Extracted material =
diff --git a/pyslam_amd/csrc/ps_host_cg.h b/pyslam_amd/csrc/ps_host_cg.h
--- a/pyslam_amd/csrc/ps_host_cg.h
+++ b/pyslam_amd/csrc/ps_host_cg.h
@@ -894,8 +894,16 @@
         HIP_OK(hipStreamWaitEvent(h->stream, h->ev_ldi_sread, 0));
         h->ldi_sread_pending = false;
     }
-    HIP_OK(hipMemsetAsync(h->red, 0, h->red_count * sizeof(double) + ST_NWORDS * sizeof(int32_t), h->stream));
-    if (h->nv > 0 && !lm_done) {
+    const bool zero_by_list = h->lin_zero_gate;
+    const bool lm_here = h->nv > 0 && !lm_done;
+    if (!zero_by_list) {
+        HIP_OK(hipMemsetAsync(h->red, 0, h->red_count * sizeof(double) + ST_NWORDS * sizeof(int32_t), h->stream));
+        ++h->lin_fills;
+    } else {
+        if (lm_here) HIP_OK(hipMemsetAsync(h->status, 0, ST_NWORDS * sizeof(int32_t), h->stream));
+        ++h->lin_zero_launches;
+    }
+    if (lm_here) {
         StageTimer t(h, PS_ST_LANDMARK);
         const ObsWide wl{h->sidx_l, h->stiff_tab};
 #define PS_LM_LAUNCH(W) hipLaunchKernelGGL(k_landmark_pass<W>, dim3(cdiv(h->nv, 256 / PS_LM_GROUP)), dim3(256), 0, h->stream, h->nv, h->lm_ptr, \
@@ -916,12 +924,18 @@
         const ObsWide wp{h->sidx_p, h->stiff_tab};
         const int per_xcd = h->pose_xcd ? cdiv(h->npitems, 8) : 0;
         const int nblk = per_xcd ? 8 * per_xcd : h->npitems;
+        static_assert(ST_NWORDS % 2 == 0, "the status words are cleared as doubles");
+        const int ntail = zero_by_list ? h->nr * 6 + 2 + (lm_here ? 0 : ST_NWORDS / 2) : 0;
+        const int nzs = zero_by_list ? h->nzero_slots : 0;
+        const int nzblk = zero_by_list ? cdiv((long)nzs * 36 + ntail, 256) : 0;
         if (h->wide_obs)
-            hipLaunchKernelGGL(k_pose_pass<true>, dim3(nblk), dim3(256), 0, h->stream, h->pitems, h->pobs,
-                               h->poses, h->points, h->ogroups, h->Cinv, h->cvec, h->ppartial, lambda != 0.0 ? 1 : 0, wp, h->npitems, per_xcd);
+            hipLaunchKernelGGL(k_pose_pass<true>, dim3(nblk + nzblk), dim3(256), 0, h->stream, h->pitems, h->pobs,
+                               h->poses, h->points, h->ogroups, h->Cinv, h->cvec, h->ppartial, lambda != 0.0 ? 1 : 0, wp, h->npitems, per_xcd,
+                               nblk, (const int32_t*)h->zero_slots, nzs, h->S, h->g, ntail);
         else
-            hipLaunchKernelGGL(k_pose_pass<false>, dim3(nblk), dim3(256), 0, h->stream, h->pitems, h->pobs,
-                               h->poses, h->points, h->ogroups, h->Cinv, h->cvec, h->ppartial, lambda != 0.0 ? 1 : 0, wp, h->npitems, per_xcd);
+            hipLaunchKernelGGL(k_pose_pass<false>, dim3(nblk + nzblk), dim3(256), 0, h->stream, h->pitems, h->pobs,
+                               h->poses, h->points, h->ogroups, h->Cinv, h->cvec, h->ppartial, lambda != 0.0 ? 1 : 0, wp, h->npitems, per_xcd,
+                               nblk, (const int32_t*)h->zero_slots, nzs, h->S, h->g, ntail);
         fin_in_combine = h->Spart && h->npair_items > 0 && !h->has_diag_tasks && h->D == 6;
         fin_in_pairs = !h->Spart && h->schur_pipeline && h->npair_items > 0 && !h->has_diag_tasks && h->D == 6 && !schur_split_env;
         if (!fin_in_combine && !fin_in_pairs)
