#define QN_LB_STATE_AGG 1ull
#define QN_LB_STATE_INC 2ull
struct ScanLookbackK {
  static constexpr int TB = QN_BLOCK, OCC = 1;
  struct Args { const uint32_t* in; const GridDims* dims; uint32_t* out; unsigned long long* status; uint32_t epoch, total; };
  static __device__ __forceinline__ void run(const Args& a, const uint32_t bx, const uint32_t) {
    __shared__ uint32_t wsum[QN_BLOCK / 64];
    __shared__ uint32_t s_prefix;
    const uint32_t* __restrict__ in = a.in; uint32_t* __restrict__ out = a.out; unsigned long long* status = a.status;
    const uint32_t total = a.total;
    const uint32_t m = uni(a.dims->ncells);
    const uint32_t tile = bx;
    if (tile * (uint32_t)(QN_BLOCK * QN_SCAN_ITEMS) >= m) return;
// ... 319 lines not shown
  using Args = NnSearchArgs;
  static __device__ __forceinline__ void run(const Args& a, const uint32_t bx, const uint32_t nbx) {
    GridView src = a.src, tgt = a.tgt; const GicpState* __restrict__ st = a.st; const double thr2 = a.thr2; float r0 = a.r0; const int max_rounds = a.max_rounds;
    int32_t* __restrict__ corr = a.corr; float* __restrict__ sqd = a.sqd; int32_t* __restrict__ nn_idx = a.nn_idx; float4* __restrict__ nn_ref = a.nn_ref;
    uint2* __restrict__ fb_list = a.fb_list; uint32_t* __restrict__ fb_count = a.fb_count; uint2* __restrict__ big_list = a.big_list; uint32_t* __restrict__ big_count = a.big_count;
    const int big_blocks = a.big_blocks; const float big_ratio = a.big_ratio; uint32_t* __restrict__ far_stats = a.far_stats; const NnOpt opt = a.opt;

  __shared__ WaveLds lds[BLOCK / 64];
  if (MODE == 0 && uni(st->phase) != 0) return;
  if (MODE == 1 && uni(st->phase) != 2) return;
  if (opt.cond && !(uni(st->reserved) & opt.cond)) return;
  src = grid_resolve(src); tgt = grid_resolve(tgt); if (r0 < 0.f) r0 = -r0 * tgt.cell;
  __shared__ float sTf[12];
  if (threadIdx.x < 12) sTf[threadIdx.x] = (float)st->x0[threadIdx.x];
  __syncthreads();
  if (LIST && (int)bx >= (int)nbx - big_blocks) {
    const uint32_t nbig = uni(*big_count);
    if (tgt.dbg && bx == nbx - 1 && threadIdx.x == 0) atomicAdd(&tgt.dbg[7], nbig);
    uint32_t nfar = 0;
    const uint32_t bw0 = (bx - (nbx - big_blocks)) * (BLOCK / 64) + (threadIdx.x >> 6), nbw = big_blocks * (BLOCK / 64);
    const uint32_t E = (GROUP && opt.group && nbig >= (uint32_t)opt.group_min) ? min(16u, (nbig + (uint32_t)opt.group - 1u) / (uint32_t)opt.group) : 1u;
    if (GROUP && E > 1u) {
      const int lane = threadIdx.x & 63, qs = lane & 15;
      WaveLds* wl = &lds[threadIdx.x >> 6];
      const float INF = __int_as_float(0x7f800000);
      for (uint32_t w0 = bw0 * E; w0 < nbig; w0 += nbw * E) {
        const uint32_t slot = w0 + (uint32_t)qs;
        const bool active = (uint32_t)qs < E && slot < nbig;
        const uint2 rec = active ? big_list[slot] : make_uint2(0u, 0u);
        const float4 p = active ? src.pts[rec.x] : make_float4(0.f, 0.f, 0.f, 0.f);
        float qx, qy, qz; { float Tf[12];
#pragma unroll
          for (int j = 0; j < 12; j++) Tf[j] = sTf[j];
          xform_query<MODE>(Tf, p.x, p.y, p.z, qx, qy, qz); }
        const float v = __uint_as_float(rec.y);
        const float r = v > 0.f ? v * 1.1f + 0.5f * tgt.cell : -v;
        const bool finite_q = (qx - qx == 0.f) && (qy - qy == 0.f) && (qz - qz == 0.f) && (r - r == 0.f);
        unsigned long long key = QN_INF_KEY; float second = INF, d_unseen = INF;
        unsigned long long todo = __ballot(active);
        while (todo) {
          const int al = __ffsll((long long)todo) - 1;
          const float ax = rdlane(qx, al), ay = rdlane(qy, al), az = rdlane(qz, al), ar = rdlane(r, al);
          const bool afin = rdlane((int)finite_q, al) != 0;
          const bool open_q = (todo >> lane) & 1ull;
          const bool member = open_q && (qs == (al & 15) || (afin && finite_q && sqdist(qx, qy, qz, ax, ay, az) <= 0.25f * ar * ar));
          const unsigned long long mm = __ballot(member);
          if (__popcll(mm) <= 4) {
            unsigned long long k1; float s1, du1;
            wave_search_single(tgt, ax, ay, az, ar, INF, k1, s1, du1, wl);
            if (member) { key = k1; second = s1; d_unseen = du1; }
          } else {
            wave_search_far16(tgt, qx, qy, qz, member, r, key, second, d_unseen, wl);
          }
          todo &= ~mm;
        }
        if (active && lane < 16) {
          const uint32_t tl = late(rec.x);
          store_nn<MODE>(key, late(__float_as_uint(p.w)), tl, thr2, corr, sqd, nn_idx);
          if (MODE == 0) nn_ref[tl] = make_float4(qx, qy, qz, key != QN_INF_KEY ? sqrtf(key_d2(key)) : INF);
        }
        if (far_stats && MODE == 0) {
          const unsigned long long fm = __ballot(active && lane < 16 && key != QN_INF_KEY && key_d2(key) > 36.f * tgt.cell * tgt.cell);
          if (lane == 0) nfar += (uint32_t)__popcll(fm);
        }
      }
      if (far_stats && MODE == 0 && (threadIdx.x & 63) == 0 && nfar) atomicAdd(&far_stats[3], nfar);
      return;
    }
    unsigned long long pr_sum = 0, pr_max = 0, pr_a = 0, pr_b = 0; uint32_t pr_n = 0;
    const uint32_t nfb_all = uni(*fb_count);
    const uint32_t nfb1 = (opt.fb_small && nfb_all <= opt.fb_small) ? nfb_all : 0u;
    for (uint32_t w = bw0; w < nbig + nfb1; w += nbw) {
      const uint2 rec = w < nbig ? big_list[w] : fb_list[w - nbig];
      const float4 p = src.pts[rec.x];
      float qx, qy, qz; { float Tf[12];
#pragma unroll
          for (int j = 0; j < 12; j++) Tf[j] = sTf[j];
          xform_query<MODE>(Tf, p.x, p.y, p.z, qx, qy, qz); }
      const float v = __uint_as_float(rec.y);
      const float r = v > 0.f ? v * 1.1f + 0.5f * tgt.cell : -v;
      unsigned long long key; float second, d_unseen;
      const unsigned long long pt0 = opt.probe ? wall_clock64() : 0ull;
      SingleStats sst;
      wave_search_single(tgt, qx, qy, qz, r, __int_as_float(0x7f800000), key, second, d_unseen, &lds[threadIdx.x >> 6], sst, opt.probe != nullptr);
      if (opt.probe) { const unsigned long long dt = wall_clock64() - pt0; pr_sum += dt; pr_n++;
        if (dt > pr_max) { pr_max = dt; pr_a = ((unsigned long long)sst.rounds << 48) | ((unsigned long long)min(sst.segs, 0xffffffu) << 24) | (unsigned long long)min(sst.cand, 0xffffffu);
          pr_b = ((unsigned long long)__float_as_uint(sst.r_first) << 32) | __float_as_uint(key != QN_INF_KEY ? sqrtf(key_d2(key)) : -1.f); } }
      if ((threadIdx.x & 63) == 0) {
        const uint32_t tl = late(rec.x);
        store_nn<MODE>(key, late(__float_as_uint(p.w)), tl, thr2, corr, sqd, nn_idx);
        if (MODE == 0) nn_ref[tl] = make_float4(qx, qy, qz, fminf(sqrtf(second), d_unseen));
        if (key != QN_INF_KEY && key_d2(key) > 36.f * tgt.cell * tgt.cell) nfar++;
      }
    }
    if (far_stats && MODE == 0 && (threadIdx.x & 63) == 0 && nfar) atomicAdd(&far_stats[3], nfar);
    if (opt.probe && (threadIdx.x & 63) == 0 && bw0 < 16384u) { opt.probe[4 * bw0] = (pr_max << 32) | pr_n; opt.probe[4 * bw0 + 1] = pr_sum; opt.probe[4 * bw0 + 2] = pr_a; opt.probe[4 * bw0 + 3] = pr_b; }
    return;
  }
  const uint32_t nq = LIST ? uni(*fb_count) : src.n;
  if (LIST && opt.fb_small && nq <= opt.fb_small) return;
  if (LIST && tgt.dbg && bx == 0 && threadIdx.x == 0) atomicAdd(&tgt.dbg[5], nq);
  const uint32_t wave0 = bx * (BLOCK / 64) + (threadIdx.x >> 6), nwaves = (nbx - (LIST ? big_blocks : 0)) * (BLOCK / 64);
  for (uint32_t base = wave0 * 16; base < nq; base += nwaves * 16) {
    const uint32_t slot = base + (threadIdx.x & 15);
    const bool active = slot < nq;
    uint32_t t = slot; float r = r0, r_cap = __int_as_float(0x7f800000);
    if (LIST && active) {
      const uint2 rec = fb_list[slot]; t = rec.x;
      const float v = __uint_as_float(rec.y);
      if (v < 0.f) r = -v; else { r_cap = v; r = fminf(v, r0); }
    }
    const float4 p = active ? src.pts[t] : make_float4(0, 0, 0, 0);
    float qx, qy, qz; { float Tf[12];
#pragma unroll
          for (int j = 0; j < 12; j++) Tf[j] = sTf[j];
          xform_query<MODE>(Tf, p.x, p.y, p.z, qx, qy, qz); }
    Best1 sink; sink.init();
    float d_unseen;
    const bool cert = wave_search<4>(tgt, qx, qy, qz, active, r, r_cap, max_rounds, sink, &lds[threadIdx.x >> 6], d_unseen);
    const bool mine = active && (threadIdx.x & 48) == 0;
    const bool done = cert || LIST;
    if (!LIST && MODE == 0 && opt.clear_ref && mine) opt.clear_ref[t] = make_float4(0.f, 0.f, 0.f, 0.f);
    if (mine && done) {
      const uint32_t tl = late(t);
      store_nn<MODE>(sink.key, late(__float_as_uint(p.w)), tl, thr2, corr, sqd, nn_idx);
      if (MODE == 0) nn_ref[tl] = make_float4(qx, qy, qz, fminf(sqrtf(sink.second), d_unseen));
    }
    if (!LIST) {
      const float rn = r;
      const bool far = rn > big_ratio * r0;
      wave_append(big_list, big_count, mine && !done && far, make_uint2(t, __float_as_uint(-rn)));
      wave_append(fb_list, fb_count, mine && !done && !far, make_uint2(t, __float_as_uint(-rn)));
    }
  }
  }
};
template <int MODE, bool LIST, int BLOCK, bool GROUP = false>
__global__ void __launch_bounds__(BLOCK, GROUP ? 5 : 6) k_nn_search(GridView src, GridView tgt, const GicpState* __restrict__ st, double thr2, float r0, int max_rounds,
                                                        int32_t* __restrict__ corr, float* __restrict__ sqd, int32_t* __restrict__ nn_idx, float4* __restrict__ nn_ref,
                                                        uint2* __restrict__ fb_list, uint32_t* __restrict__ fb_count,
                                                        uint2* __restrict__ big_list, uint32_t* __restrict__ big_count, int big_blocks, float big_ratio, uint32_t* __restrict__ far_stats, NnOpt opt) {
  const NnSearchArgs a{src, tgt, st, thr2, r0, max_rounds, corr, sqd, nn_idx, nn_ref, fb_list, fb_count, big_list, big_count, big_blocks, big_ratio, far_stats, opt};
  NnSearchK<MODE, LIST, BLOCK, GROUP>::run(a, blockIdx.x, gridDim.x);
}


typedef __attribute__((address_space(1))) unsigned long long qn_gu64;
__device__ __forceinline__ void pr_store(unsigned long long* p, unsigned long long bits) { __hip_atomic_store((qn_gu64*)p, bits, __ATOMIC_RELAXED, __HIP_MEMORY_SCOPE_AGENT); }
__device__ __forceinline__ unsigned long long pr_load(const unsigned long long* p) { return __hip_atomic_load((qn_gu64*)p, __ATOMIC_RELAXED, __HIP_MEMORY_SCOPE_AGENT); }
__device__ __forceinline__ void row_store(double* p, double v, const bool coherent) {
  if (coherent) pr_store((unsigned long long*)p, (unsigned long long)__double_as_longlong(v)); else *p = v;
}

#define QN_LANE_ROWS 9
template <int MODE>
struct NnLaneK {
  static constexpr int TB = 256, OCC = 6;
  using Args = NnSearchArgs;
  static __device__ __forceinline__ void run(const Args& a, const uint32_t bx, const uint32_t) {
    const GicpState* __restrict__ st = a.st; const NnOpt opt = a.opt;
    if (MODE == 0 && uni(st->phase) != 0) return;
    if (MODE == 1 && uni(st->phase) != 2) return;
    if (opt.cond && !(uni(st->reserved) & opt.cond)) return;
    const GridView src = grid_resolve(a.src), tgt = grid_resolve(a.tgt);
    float r0 = a.r0; if (r0 < 0.f) r0 = -r0 * tgt.cell;
    float Tf[12];
#pragma unroll
    for (int j = 0; j < 12; j++) Tf[j] = uni((float)st->x0[j]);
    const uint32_t t = bx * TB + threadIdx.x;
    const bool active = t < src.n;
    const float4 p = active ? src.pts[t] : make_float4(0, 0, 0, 0);
    float qx, qy, qz; xform_query<MODE>(Tf, p.x, p.y, p.z, qx, qy, qz);
    if (MODE == 0 && opt.clear_ref && active) opt.clear_ref[t] = make_float4(0.f, 0.f, 0.f, 0.f);
    float r = r0;
    const int x0 = cell_coord(qx - r, tgt.ox, tgt.inv_cell, tgt.nx), x1 = cell_coord(qx + r, tgt.ox, tgt.inv_cell, tgt.nx);
    const int y0 = cell_coord(qy - r, tgt.oy, tgt.inv_cell, tgt.ny), y1 = cell_coord(qy + r, tgt.oy, tgt.inv_cell, tgt.ny);
    const int z0 = cell_coord(qz - r, tgt.oz, tgt.inv_cell, tgt.nz), z1 = cell_coord(qz + r, tgt.oz, tgt.inv_cell, tgt.nz);
    const int tx0 = x0 >> 3, ntr = (x1 >> 3) - tx0 + 1, nyr = y1 - y0 + 1, nzr = z1 - z0 + 1;
    const bool scan = active && nyr <= 3 && nzr <= 3 && ntr <= 2;
    Best1 sink; sink.init();
    const float4* __restrict__ pts = tgt.pts; const uint32_t* __restrict__ cs = tgt.cell_start;
    const uint32_t tile_zy = (uint32_t)tgt.nty * (uint32_t)tgt.ntx;
    uint32_t kz[3], ky[3];
#pragma unroll
    for (int d = 0; d < 3; d++) {
      const int z = z0 + d, y = y0 + d;
      kz[d] = (((uint32_t)(z >> 2) * tile_zy) << 7) | ((uint32_t)(z & 3) << 5);
      ky[d] = (((uint32_t)(y >> 2) * (uint32_t)tgt.ntx) << 7) | ((uint32_t)(y & 3) << 3);
    }
    const bool two = scan && ntr == 2;
    const int xb0 = min(x1, (tx0 << 3) + 7);
    const uint32_t kx0 = ((uint32_t)tx0 << 7) | (uint32_t)(x0 & 7), xlen0 = (uint32_t)(xb0 - x0) + 1u;
    const uint32_t kx1 = (uint32_t)(tx0 + 1) << 7, xlen1 = (uint32_t)(x1 - ((tx0 + 1) << 3)) + 1u;
    uint32_t s0[QN_LANE_ROWS], len0[QN_LANE_ROWS], off1[QN_LANE_ROWS], tot[QN_LANE_ROWS];
#pragma unroll
    for (int rr = 0; rr < QN_LANE_ROWS; rr++) {
      const int dz = rr / 3, dy = rr % 3;
      const bool rv = scan && dy < nyr && dz < nzr;
      uint32_t a0 = 0, b0 = 0, a1 = 0, b1 = 0;
      const uint32_t kr = kz[dz] + ky[dy];
      if (rv) { a0 = cs[kr + kx0]; b0 = cs[kr + kx0 + xlen0]; }
      if (rv && two) { a1 = cs[kr + kx1]; b1 = cs[kr + kx1 + xlen1]; }
      s0[rr] = a0; len0[rr] = b0 - a0; off1[rr] = a1 - len0[rr]; tot[rr] = len0[rr] + (b1 - a1);
    }
#pragma unroll
    for (int rr = 0; rr < QN_LANE_ROWS; rr++) {
      const uint32_t l0 = len0[rr], sa = s0[rr], sb = off1[rr], last = tot[rr] - 1u;
      for (uint32_t v = 0; v < tot[rr]; v += 4) {
        const uint32_t v1 = min(v + 1u, last), v2 = min(v + 2u, last), v3 = min(v + 3u, last);
        const float4 c0 = pts[v + (v < l0 ? sa : sb)], c1 = pts[v1 + (v1 < l0 ? sa : sb)], c2 = pts[v2 + (v2 < l0 ? sa : sb)], c3 = pts[v3 + (v3 < l0 ? sa : sb)];
        sink.consider<true>(true, sqdist(qx, qy, qz, c0.x, c0.y, c0.z), __float_as_uint(c0.w));
        sink.consider<true>(v + 1u <= last, sqdist(qx, qy, qz, c1.x, c1.y, c1.z), __float_as_uint(c1.w));
        sink.consider<true>(v + 2u <= last, sqdist(qx, qy, qz, c2.x, c2.y, c2.z), __float_as_uint(c2.w));
        sink.consider<true>(v + 3u <= last, sqdist(qx, qy, qz, c3.x, c3.y, c3.z), __float_as_uint(c3.w));
      }
    }
    const float INF = __int_as_float(0x7f800000);
    bool certified = false; float d_unseen = INF;
    if (scan) {
      float d = INF;
      if (x0 > 0) d = fminf(d, qx - (tgt.ox + x0 * tgt.cell));
      if (x1 < tgt.nx - 1) d = fminf(d, (tgt.ox + (x1 + 1) * tgt.cell) - qx);
      if (y0 > 0) d = fminf(d, qy - (tgt.oy + y0 * tgt.cell));
      if (y1 < tgt.ny - 1) d = fminf(d, (tgt.oy + (y1 + 1) * tgt.cell) - qy);
      if (z0 > 0) d = fminf(d, qz - (tgt.oz + z0 * tgt.cell));
      if (z1 < tgt.nz - 1) d = fminf(d, (tgt.oz + (z1 + 1) * tgt.cell) - qz);
      if (d == INF || !(r == r)) { certified = true; d_unseen = INF; }
      else { d -= tgt.eps; d_unseen = d; certified = d > 0.f && sink.full() && sink.worst_d2() < d * d; }
      if (!certified) r = sink.full() ? fmaxf(sqrtf(sink.worst_d2()) * 1.000001f + tgt.eps, r + tgt.eps) : 2.f * r + tgt.cell;
    }
    if (active && certified) {
      store_nn<MODE>(sink.key, __float_as_uint(p.w), t, a.thr2, a.corr, a.sqd, a.nn_idx);
      if (MODE == 0) a.nn_ref[t] = make_float4(qx, qy, qz, fminf(sqrtf(sink.second), d_unseen));
    }
    const bool far = r > a.big_ratio * r0;
    wave_append(a.big_list, a.big_count, active && !certified && far, make_uint2(t, __float_as_uint(-r)));
    wave_append(a.fb_list, a.fb_count, active && !certified && !far, make_uint2(t, __float_as_uint(-r)));
  }
};
template <int MODE>
__global__ void __launch_bounds__(256, 6) k_nn_lane(NnSearchArgs a) { NnLaneK<MODE>::run(a, blockIdx.x, gridDim.x); }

Your goal =
Every line that contains the string "Spart" should be copied from the records.

Your solution =
         fin_in_combine = h->Spart && h->npair_items > 0 && !h->has_diag_tasks && h->D == 6;
         fin_in_pairs = !h->Spart && h->schur_pipeline && h->npair_items > 0 && !h->has_diag_tasks && h->D == 6 && !schur_split_env;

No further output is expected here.